WHAT YOU SHOULD DO. Go through the data below and return each line containing the word "batch".
*** LISTED ENTRIES ***
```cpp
template <bool TICK, int JSRC, bool LOG = false, bool EXT = false>
__global__ __launch_bounds__(64, WCQP_IK4_WAVES)
void ik4_kernel(const IkDeviceParams* __restrict__ prm, int batch,
                const double* __restrict__ JL, const double* __restrict__ JR,
                const double* __restrict__ JN, const double* __restrict__ JC,
                const double* qpos, const double* __restrict__ state,
                double* __restrict__ dq_out, int* __restrict__ status_out,
                unsigned* __restrict__ alo_out, unsigned* __restrict__ aup_out,
                double* __restrict__ ferr_out, int* __restrict__ iters_out, const wcqp_tick::TickDev* __restrict__ tdp, int phase, int n_inner, int skip_last_mpc)
{
    __shared__ __attribute__((aligned(16))) double smem[4][PER_INST];
    if constexpr (TICK) {
        __shared__ __attribute__((aligned(16))) double kmodel[JSRC == 2 ? wcqp_tick::kKinTabSize : 2];
        __shared__ __attribute__((aligned(16))) double kgains[JSRC == 2 ? 4 * wcqp_tick::kGainsLdsStages : 2];
        ik4_tick_walk<JSRC, LOG, EXT, false>(prm, batch, JL, JR, JN, JC, qpos, state, dq_out, status_out, alo_out, aup_out, ferr_out, iters_out,
                                             tdp, phase, n_inner, skip_last_mpc, smem, kmodel, kgains);
    } else {
        ik4_body<TICK, JSRC>(prm, batch, JL, JR, JN, JC, qpos, state, dq_out, status_out, alo_out, aup_out, ferr_out, iters_out, wcqp_tick::TickDev{}, smem, xcd_group((int)blockIdx.x, (int)gridDim.x));
    }
}

// ... 71 lines not shown
            const unsigned u = (unsigned)__builtin_amdgcn_readfirstlane((int)k) * wcqp_ik::kPlanQueues + home;
            if (u < total) return u;
            home = (home + 1u) % wcqp_ik::kPlanQueues;
        }
        return total;
    };
    int r = (int)blockIdx.x / groups, blk = (int)blockIdx.x % groups;
#ifndef WCQP_PLAN_NO_XCD_MAP
    if ((groups & 7) == 0) {
        const int n = groups >> 3, x = (int)blockIdx.x & 7, k = (int)blockIdx.x >> 3;
        r = k / n; blk = x * n + k % n;
    }
#endif
    PlanTables pt;
    plan_tables_issue<TAB>(prm, c, WITH_MPC, ptab, pt);
    if (dynamic) {
        const unsigned u = draw();
        r = u < total ? (int)(u % (unsigned)n_steps) : n_steps; blk = u < total ? (int)(u / (unsigned)n_steps) : 0;
    }
#pragma unroll 1
    while (r < n_steps) {
        __asm__ volatile("" ::: "memory");
        using wcqp::as_global;
        const wcqp_qp_step& s = recs[r];
        MpcPairArgs m{c, WITH_MPC ? as_global(s.x0) : nullptr, WITH_MPC ? as_global(s.ref) : nullptr, s.ref_len, WITH_MPC ? as_global(s.u_prev) : nullptr,
                      WITH_MPC ? as_global(s.hull_A) : nullptr, WITH_MPC ? as_global(s.hull_b) : nullptr, WITH_MPC ? as_global(s.hull_nc) : nullptr,
                      WITH_MPC ? as_global(s.u0) : nullptr, WITH_MPC ? as_global(s.mpc_status) : nullptr, WITH_MPC ? as_global(s.mpc_active) : nullptr,
                      WITH_MPC ? as_global(s.mpc_margin) : nullptr,
                      dynamic ? queue + home * QS + z : nullptr, 0u, WITH_MPC};
        ik4_body<false, 0, true, false, false, false, false, false, TAB>(prm, batch, as_global(s.J_left), as_global(s.J_right), as_global(s.J_neck), as_global(s.J_com), as_global(s.q), as_global(s.state),
                                 as_global(s.dq), as_global(s.ik_status), as_global(s.active_lower), as_global(s.active_upper),
                                 as_global(s.foot_err), as_global(s.iters), wcqp_tick::TickDev{}, smem, blk, 0, true, nullptr, nullptr, &m, nullptr, nullptr, nullptr, &pt);
        wcqp::wave_lds_fence();
        pt.fill = false; pt.f_ik[0] = pt.f_ik[1] = pt.f_ik[2] = 0.0; pt.f_gr[0] = pt.f_gr[1] = make_double2(0.0, 0.0);
        if (dynamic) {
            unsigned u = (unsigned)__builtin_amdgcn_readfirstlane((int)m.ticket) * wcqp_ik::kPlanQueues + home;
            if (u >= total) { home = (home + 1u) % wcqp_ik::kPlanQueues; u = draw(); }
            r = u < total ? (int)(u % (unsigned)n_steps) : n_steps; blk = u < total ? (int)(u / (unsigned)n_steps) : 0;
        } else {
            r += ways;
        }
    }
    if (dynamic && threadIdx.x == 0) {
        __threadfence();
        if (atomicAdd(queue + wcqp_ik::kPlanQueues * QS, 1u) == gridDim.x - 1) {
            for (unsigned q = 0; q <= wcqp_ik::kPlanQueues; ++q) queue[q * QS] = 0u;
        }
    }
}
// ... 107 lines not shown
```

### walking-controllers_amd/csrc/ik4_device.h

```cpp
#pragma once
#include <cmath>
#include <cstddef>
#include <limits>
#include <type_traits>
#include "ik_common.h"
#include "tick_device.h"
#include "kin_device.h"
#include "ik4_layout.h"

namespace {

using wcqp_kin::st2;
using wcqp_kin::ld2;

struct MpcPairArgs {
    wcqp_mpc::MpcDeviceConsts c;
    const double* x0; const double* ref; int ref_len; const double* u_prev;
    const double* hull_A; const double* hull_b; const int* hull_nc;
    double* u0; int* status; unsigned* active; double* margin;
    unsigned* ticket_from = nullptr; unsigned ticket = 0;
    bool has_mpc = true;
};

#ifndef WCQP_PLAN_LDS
// ... 594 lines not shown
        {
            double* c = ct + j * LDC;
#pragma unroll
            for (int r = 0; r < NR; r += 2) st2(c + r, c0[r], c0[r + 1]);
            st2(c + NR, gt0, 0.0);
        }
        if (j < 8) {
            double* c = ct + col1 * LDC;
#pragma unroll
            for (int r = 0; r < NR; r += 2) st2(c + r, rhs1 ? 0.0 : c1[r], rhs1 ? 0.0 : c1[r + 1]);
            st2(c + NR, gt1, 0.0);
        }
        if (rhs1) {
#pragma unroll
            for (int r = 0; r < NR; r += 2) st2(dv + r, c1[r], c1[r + 1]);
            ct[24 * LDC] = 0.0; ct[24 * LDC + 1] = 0.0;
        }
    }
    wcqp::wave_lds_fence();
    WCQP_STAMP(10);
    {
        const int mk = lane & 15, mq = lane >> 4;
        v4d acc[4];
#pragma unroll
        for (int g = 0; g < 4; ++g) acc[g] = v4d{0.0, 0.0, 0.0, 0.0};
#pragma unroll
        for (int s = 0; s < 6; ++s) {
#pragma unroll
            for (int g = 0; g < 4; ++g) {
                const double v = smem[g][OFF_CT + (4 * s + mq) * LDC + mk];
                acc[g] = __builtin_amdgcn_mfma_f64_16x16x4f64(v, v, acc[g], 0, 0, 0);
// ... 775 lines not shown
```

### walking-controllers_amd/csrc/ik4_layout.h

```cpp
#pragma once
#include "ik_common.h"

namespace {

using namespace wcqp_ik;

typedef double v4d __attribute__((ext_vector_type(4)));

constexpr int NR = 12;
constexpr int NROWS_IN = 18;
constexpr int KMAX = kDof - 9;
constexpr int LDC = 14;

constexpr int OFF_ST = 0;
constexpr int OFF_BV = 112;
constexpr int OFF_DB = 130;
constexpr int OFF_CT = 0;
constexpr int OFF_PB = 0;
constexpr int A_SIZE = 340;
constexpr int OFF_COL = A_SIZE;
constexpr int OFF_YV = A_SIZE + 32;
constexpr int OFF_DV = A_SIZE + 48;
constexpr int OFF_YPV = A_SIZE;
constexpr int OFF_RV = A_SIZE + 16;
// ... 2 lines not shown
constexpr int PER_INST = 440;
constexpr int K_FS = 14, K_TW = 0, K_FRB = 322, K_FR = 358;
constexpr int K_MS = 394, K_MH = 410;
constexpr int K_PF = 434;
__host__ __device__ constexpr int k_sd(int m) { return K_TW + (16 + (m >> 1)) * K_FS + 12 + (m & 1); }
static_assert(K_MH + 24 <= K_PF && K_PF < PER_INST, "the flags stash is clear of the others");
static_assert(kDof * K_FS <= K_FRB && K_FR + 36 <= K_MS && K_MH + 24 <= PER_INST && k_sd(11) < kDof * K_FS && k_sd(0) >= 32 * 4, "kinematics scratch fits; the prefix sums [32][4] stay clear of the anchor pose");
static_assert(OFF_CT + 24 * LDC + 2 <= A_SIZE && OFF_DB + 18 <= A_SIZE && OFF_PB + 12 * 18 <= A_SIZE, "LDS overlays");
static_assert(OFF_ROWB + 16 <= PER_INST && OFF_DV + 16 <= PER_INST && (PER_INST % 32 == 24 || PER_INST % 32 == 8), "instances 16 banks apart");
static_assert(KMAX <= 24, "one slot index per C^T row");
static_assert(PER_INST * 8 * 4 * 11 <= 160 * 1024, "11 blocks per CU");

#ifndef WCQP_IK4_WAVES
#define WCQP_IK4_WAVES 2
#endif
#ifdef WCQP_IK_PLAN_VGPR_HALF
#define WCQP_IK_PLAN_REGS __attribute__((amdgpu_num_vgpr(WCQP_IK_PLAN_VGPR_HALF)))
#else
#define WCQP_IK_PLAN_REGS
#endif
#ifndef WCQP_IK4_KS
#define WCQP_IK4_KS 4
#endif

#define WCQP_STAMP_CLOCK(t__) asm volatile("s_memtime %0\n\ts_waitcnt lgkmcnt(0)" : "=s"(t__) :: "memory")
#define WCQP_STAMP_AT(k) do { if constexpr (TICK) { unsigned long long t__; WCQP_STAMP_CLOCK(t__); \
                                   if (lane == 0 && td.stamps) td.stamps[(size_t)blk * 16 + (k)] = t__; } } while (0)
#if defined(WCQP_TICK_KSTAMPS)
#define WCQP_STAMP(k) do { if constexpr ((k) == 0 || (k) == 12 || (k) == 14) WCQP_STAMP_AT(k); } while (0)
#define WCQP_KSTAMP(k) WCQP_STAMP_AT(k)
#elif defined(WCQP_TICK_STAMPS)
// ... 24 lines not shown
```

### walking-controllers_amd/csrc/mpc.hip

```cpp
#include <cmath>
#include <cstring>
#include <limits>
#include <new>
#include "wcqp_internal.h"
#include "mpc_device.h"

namespace {

using namespace wcqp_mpc;
constexpr int kBlock = 64;

__global__ __launch_bounds__(kBlock)
void mpc_condensed_kernel(MpcDeviceConsts c, int batch,
                          const double* __restrict__ x0, const double* __restrict__ ref, int ref_len,
                          int ref_stride, const int* __restrict__ ref_start,
                          const double* __restrict__ u_prev,
                          const double* __restrict__ hull_A, const double* __restrict__ hull_b,
                          const int* __restrict__ hull_nc, int hull_sets, const int* __restrict__ hull_sel,
                          double* __restrict__ u0_out, int* __restrict__ status_out,
                          unsigned* __restrict__ active_out, double* __restrict__ margin_out)
{
    __shared__ __attribute__((aligned(16))) double s_hull[kInstPerWave][WCQP_HULL_ROWS][4];

    const int lane = threadIdx.x;
// ... 6 lines not shown
    const int start = ref_start ? *ref_start : 0;
    const double2* rp = reinterpret_cast<const double2*>(ref) + inst * ref_stride + start;
    const long hset = inst * hull_sets + (hull_sel ? hull_sel[inst] : 0);
    double ux, uy, margin;
    int st;
    unsigned mask;
    mpc_row_solve(c, t, inst, x0, rp, ref_len, u_prev, hull_A, hull_b, hull_nc, hset, s_hull[sub], ux, uy, st, mask, margin);
    if (t == 0 && live) {
        reinterpret_cast<double2*>(u0_out)[inst] = make_double2(ux, uy);
        status_out[inst] = st;
        if (active_out) active_out[inst] = mask;
        if (margin_out) margin_out[inst] = margin;
    }
}
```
*** End of LISTED ENTRIES ***
RESPONSE TO THIS TASK.
void ik4_kernel(const IkDeviceParams* __restrict__ prm, int batch,
        ik4_tick_walk<JSRC, LOG, EXT, false>(prm, batch, JL, JR, JN, JC, qpos, state, dq_out, status_out, alo_out, aup_out, ferr_out, iters_out,
        ik4_body<TICK, JSRC>(prm, batch, JL, JR, JN, JC, qpos, state, dq_out, status_out, alo_out, aup_out, ferr_out, iters_out, wcqp_tick::TickDev{}, smem, xcd_group((int)blockIdx.x, (int)gridDim.x));
        ik4_body<false, 0, true, false, false, false, false, false, TAB>(prm, batch, as_global(s.J_left), as_global(s.J_right), as_global(s.J_neck), as_global(s.J_com), as_global(s.q), as_global(s.state),
void mpc_condensed_kernel(MpcDeviceConsts c, int batch,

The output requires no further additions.